# Christmas Crippler



## GSRman (21/10/03)

Over a few beverages the other night the topic was discussed in relation to brewing a beverage for this christmas... that will go into a keg and wait till then.. 

Basicly we came up with a few points, now im trying to figure out the best way to go about it.

must be.

-Potent!
-friend friendly (no IPA's or RIS's)
-easy drinking
-christmassy...

basicly im thinking 

LLME, steep in some munich, and a bit of light crystal, bitter with some fuggles, and flavour with some saaz, ferment with whatever yeast ive got going... (irish ale, or maybe another yeast (im going to get another smacker before then)) and maybe make up some belgian candy sugar just to bring up the OG a bit... 

now the difficult bit... 

how do you make a beer taste christmassy? 

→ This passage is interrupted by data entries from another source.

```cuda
int b200dp_gemm_bf16(const void* A, const void* B, void* C, int M, int N, int K, int lda, int ldb, int ldc,
                     int a_mn, int b_mn, const void* bias_bf16, const void* bias_f32, const void* residual,
                     void* preact, int act, int out_mode, int out_bf16, float alpha, int splits, int block_n,
                     int max_ctas, float* stats, const void* res_mask, unsigned long long stream) {
  if (ensure_init()) return -1;
  if (M <= 0 || N <= 0 || K <= 0) return fail("bad shape");
  if ((N % 8) || (lda % 8) || (ldb % 8) || (ldc % 4) || ((out_mode == 0 || out_bf16) && (ldc % 8)))
    return fail("alignment: N, lda, ldb, ldc must be multiples of 8");
  if (((uintptr_t)A | (uintptr_t)B | (uintptr_t)C) & 15) return fail("pointers must be 16-byte aligned");
  const int BN = pick_bn(N, block_n);
  if (BN < 0) return -1;
  GemmParams p{};
  p.M = M; p.N = N; p.ldc = ldc;
  p.num_m_blocks = (M + BLOCK_M - 1) / BLOCK_M;
  p.num_n_blocks = (N + BN - 1) / BN;
  p.num_k_blocks = (K + BLOCK_K - 1) / BLOCK_K;
  p.splits = normalize_splits(splits, p.num_k_blocks);
  if (p.splits > 1 && (out_mode == 0 || bias_bf16 || bias_f32 || residual || preact || act))
    return fail("split-K requires out_mode 1/2 without bias, residual or activation");
  p.act = act; p.out_mode = out_mode; p.c_bf16 = out_bf16 ? 1 : 0; p.C = C; p.bias = bias_bf16; p.bias_f32 = bias_f32;
  p.residual = residual; p.preact = preact; p.alpha = alpha;
  p.stats = stats;
  p.res_mask = reinterpret_cast<const unsigned char*>(res_mask);
  if (res_mask != nullptr && (residual == nullptr || preact != nullptr || act > 2 || out_mode != 0 || (N % 64) ||
                              ldc != N))
    return fail("res_mask: plain bf16 residual, dense rows and N % 64 == 0 required");
  if (stats != nullptr && (N > STATS_MAX_N || out_mode != 0)) return fail("stats: N <= 2048 and bf16 output required");
  p.n_fastest = ((size_t)N * (size_t)K * 2 <= ((size_t)20 << 20)) ? 1 : 0;
  CUtensorMap ma, mb, mc;
  if (a_mn ? make_map2(&ma, A, K, M, lda, BLOCK_K) : make_map2(&ma, A, M, K, lda, BLOCK_M)) return -1;
  if (b_mn ? make_map2(&mb, B, K, N, ldb, BLOCK_K) : make_map2(&mb, B, N, K, ldb, BN)) return -1;
  if (out_mode == 0) {
    if (make_map2(&mc, C, M, N, ldc, 32)) return -1;
  } else {
    mc = ma;
  }
  cudaStream_t st = (cudaStream_t)(uintptr_t)stream;
  if (p.splits > 1) p.splitk_slice = (long long)M * ldc;
  return run_splitk(p, p.num_m_blocks * p.num_n_blocks, st,
                    [&] { return launch_bn(BN, a_mn, b_mn, ma, mb, mc, p, max_ctas, st); });
}

}
```

### distributed_torch_horovod_gcp_b200/csrc/sm90_common.cuh

```cuda
#pragma once
#include <cuda.h>
#include <cuda_bf16.h>
#include <cuda_runtime.h>
#include <stdint.h>
#include <stdio.h>

namespace {

constexpr int BLOCK_M = 128;
constexpr int BLOCK_K = 64;
constexpr int WGMMA_K = 16;
constexpr int NUM_THREADS = 384;
constexpr int SMEM_LIMIT = 232448;

struct GemmParams {
  int M, N;
  int ldc;
  int num_m_blocks, num_n_blocks, num_k_blocks;
  int splits;
  int act;
  int out_mode;
  int c_bf16;
  void* C;
  const void* bias;
// ... 81 lines not shown
  asm volatile("cp.async.bulk.wait_group.read %0;" ::"n"(N) : "memory");
}
__device__ __forceinline__ void tma_store_wait_all() { asm volatile("cp.async.bulk.wait_group 0;" ::: "memory"); }
__device__ __forceinline__ void fence_async_smem() { asm volatile("fence.proxy.async.shared::cta;" ::: "memory"); }
__device__ __forceinline__ void tma_prefetch_desc(const CUtensorMap* map) {
  asm volatile("prefetch.tensormap [%0];" ::"l"(map) : "memory");
}
__device__ __forceinline__ void wg_fence() { asm volatile("wgmma.fence.sync.aligned;" ::: "memory"); }
__device__ __forceinline__ void wg_commit() { asm volatile("wgmma.commit_group.sync.aligned;" ::: "memory"); }
template <int N>
__device__ __forceinline__ void wg_wait() {
  asm volatile("wgmma.wait_group.sync.aligned %0;" ::"n"(N) : "memory");
}
template <int R>
__device__ __forceinline__ void wg_fence_operands(float* d) {
#pragma unroll
  for (int i = 0; i < R; ++i) asm volatile("" : "+f"(d[i])::"memory");
}
__device__ __forceinline__ void named_bar(int id, int count) {
  asm volatile("bar.sync %0, %1;" ::"r"(id), "r"(count) : "memory");
}

template <int TA, int TB>
__device__ __forceinline__ void wgmma_bf16_n64(float* d, uint64_t a, uint64_t b, uint32_t acc) {
  asm volatile(
      "{\n\t.reg .pred p;\n\tsetp.ne.b32 p, %34, 0;\n\t"
      "wgmma.mma_async.sync.aligned.m64n64k16.f32.bf16.bf16 {%0, %1, %2, %3, %4, %5, %6, %7, %8, %9, %10, %11, %12, %13, %14, %15, %16, %17, %18, %19, %20, %21, %22, %23, %24, %25, %26, %27, %28, %29, %30, %31}, %32, %33, p, 1, 1, %35, %36;\n\t}\n"
      : "+f"(d[0]), "+f"(d[1]), "+f"(d[2]), "+f"(d[3]), "+f"(d[4]), "+f"(d[5]), "+f"(d[6]), "+f"(d[7]), "+f"(d[8]), "+f"(d[9]), "+f"(d[10]), "+f"(d[11]), "+f"(d[12]), "+f"(d[13]), "+f"(d[14]), "+f"(d[15]), "+f"(d[16]), "+f"(d[17]), "+f"(d[18]), "+f"(d[19]), "+f"(d[20]), "+f"(d[21]), "+f"(d[22]), "+f"(d[23]), "+f"(d[24]), "+f"(d[25]), "+f"(d[26]), "+f"(d[27]), "+f"(d[28]), "+f"(d[29]), "+f"(d[30]), "+f"(d[31])
      : "l"(a), "l"(b), "r"(acc), "n"(TA), "n"(TB));
}

template <int TA, int TB>
__device__ __forceinline__ void wgmma_bf16_n128(float* d, uint64_t a, uint64_t b, uint32_t acc) {
  asm volatile(
      "{\n\t.reg .pred p;\n\tsetp.ne.b32 p, %66, 0;\n\t"
      "wgmma.mma_async.sync.aligned.m64n128k16.f32.bf16.bf16 {%0, %1, %2, %3, %4, %5, %6, %7, %8, %9, %10, %11, %12, %13, %14, %15, %16, %17, %18, %19, %20, %21, %22, %23, %24, %25, %26, %27, %28, %29, %30, %31, %32, %33, %34, %35, %36, %37, %38, %39, %40, %41, %42, %43, %44, %45, %46, %47, %48, %49, %50, %51, %52, %53, %54, %55, %56, %57, %58, %59, %60, %61, %62, %63}, %64, %65, p, 1, 1, %67, %68;\n\t}\n"
      : "+f"(d[0]), "+f"(d[1]), "+f"(d[2]), "+f"(d[3]), "+f"(d[4]), "+f"(d[5]), "+f"(d[6]), "+f"(d[7]), "+f"(d[8]), "+f"(d[9]), "+f"(d[10]), "+f"(d[11]), "+f"(d[12]), "+f"(d[13]), "+f"(d[14]), "+f"(d[15]), "+f"(d[16]), "+f"(d[17]), "+f"(d[18]), "+f"(d[19]), "+f"(d[20]), "+f"(d[21]), "+f"(d[22]), "+f"(d[23]), "+f"(d[24]), "+f"(d[25]), "+f"(d[26]), "+f"(d[27]), "+f"(d[28]), "+f"(d[29]), "+f"(d[30]), "+f"(d[31]), "+f"(d[32]), "+f"(d[33]), "+f"(d[34]), "+f"(d[35]), "+f"(d[36]), "+f"(d[37]), "+f"(d[38]), "+f"(d[39]), "+f"(d[40]), "+f"(d[41]), "+f"(d[42]), "+f"(d[43]), "+f"(d[44]), "+f"(d[45]), "+f"(d[46]), "+f"(d[47]), "+f"(d[48]), "+f"(d[49]), "+f"(d[50]), "+f"(d[51]), "+f"(d[52]), "+f"(d[53]), "+f"(d[54]), "+f"(d[55]), "+f"(d[56]), "+f"(d[57]), "+f"(d[58]), "+f"(d[59]), "+f"(d[60]), "+f"(d[61]), "+f"(d[62]), "+f"(d[63])
      : "l"(a), "l"(b), "r"(acc), "n"(TA), "n"(TB));
}

__device__ __forceinline__ void wgmma_tf32_n32(float* d, uint64_t a, uint64_t b, uint32_t acc) {
  asm volatile(
      "{\n\t.reg .pred p;\n\tsetp.ne.b32 p, %18, 0;\n\t"
      "wgmma.mma_async.sync.aligned.m64n32k8.f32.tf32.tf32 {%0, %1, %2, %3, %4, %5, %6, %7, %8, %9, %10, %11, %12, %13, %14, %15}, %16, %17, p, 1, 1;\n\t}\n"
      : "+f"(d[0]), "+f"(d[1]), "+f"(d[2]), "+f"(d[3]), "+f"(d[4]), "+f"(d[5]), "+f"(d[6]), "+f"(d[7]), "+f"(d[8]), "+f"(d[9]), "+f"(d[10]), "+f"(d[11]), "+f"(d[12]), "+f"(d[13]), "+f"(d[14]), "+f"(d[15])
      : "l"(a), "l"(b), "r"(acc));
}


__device__ __forceinline__ uint64_t make_desc(uint32_t smem_addr, uint32_t lbo_bytes,
                                              uint32_t sbo_bytes) {
  uint64_t d = 0;
  d |= (uint64_t)((smem_addr & 0x3FFFF) >> 4);
  d |= (uint64_t)((lbo_bytes >> 4) & 0x3FFF) << 16;
  d |= (uint64_t)((sbo_bytes >> 4) & 0x3FFF) << 32;
  d |= (uint64_t)1 << 62;
  return d;
}

__device__ __forceinline__ bool elect_one() {
  uint32_t pred;
  asm volatile(
      "{\n\t"
      ".reg .pred p;\n\t"
      "elect.sync _|p, 0xffffffff;\n\t"
      "selp.u32 %0, 1, 0, p;\n\t"
      "}\n"
      : "=r"(pred));
  return pred != 0;
}

__device__ __forceinline__ uint64_t make_desc_base(uint32_t lbo_bytes, uint32_t sbo_bytes) {
  return make_desc(0, lbo_bytes, sbo_bytes);
}
__device__ __forceinline__ uint64_t desc_addr(uint32_t smem_addr) { return (uint64_t)((smem_addr & 0x3FFFF) >> 4); }

template <int BN, bool TA, bool TB>
__device__ __forceinline__ void wgmma_bf16(float* d, uint64_t a, uint64_t b, uint32_t acc) {
  static_assert(BN == 64 || BN == 128, "wgmma width");
  if constexpr (BN == 64) wgmma_bf16_n64<TA ? 1 : 0, TB ? 1 : 0>(d, a, b, acc);
  else wgmma_bf16_n128<TA ? 1 : 0, TB ? 1 : 0>(d, a, b, acc);
}
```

after several thoughts, the only things we could come up with were

cherries and orange zest sort of a mince-pie type deal.. 

but im looking for other suggestions...


----------



## PostModern (21/10/03)

I've put on a Christmas Dinner Lager. It was basically a Bavarian Lager kit, LME, Saaz aroma hops and some grated orange rind. It is a fairly pale lager with orangy zest flavour and floral hop aroma. It fermented out pretty well so it should be easy drinking with food in Summer.

I'd recommend an abbey style ale for the big hitter... Caramel malts would go well for a nice colour and thick taste. Add bodyless alcohol with candy sugar as you suggested. 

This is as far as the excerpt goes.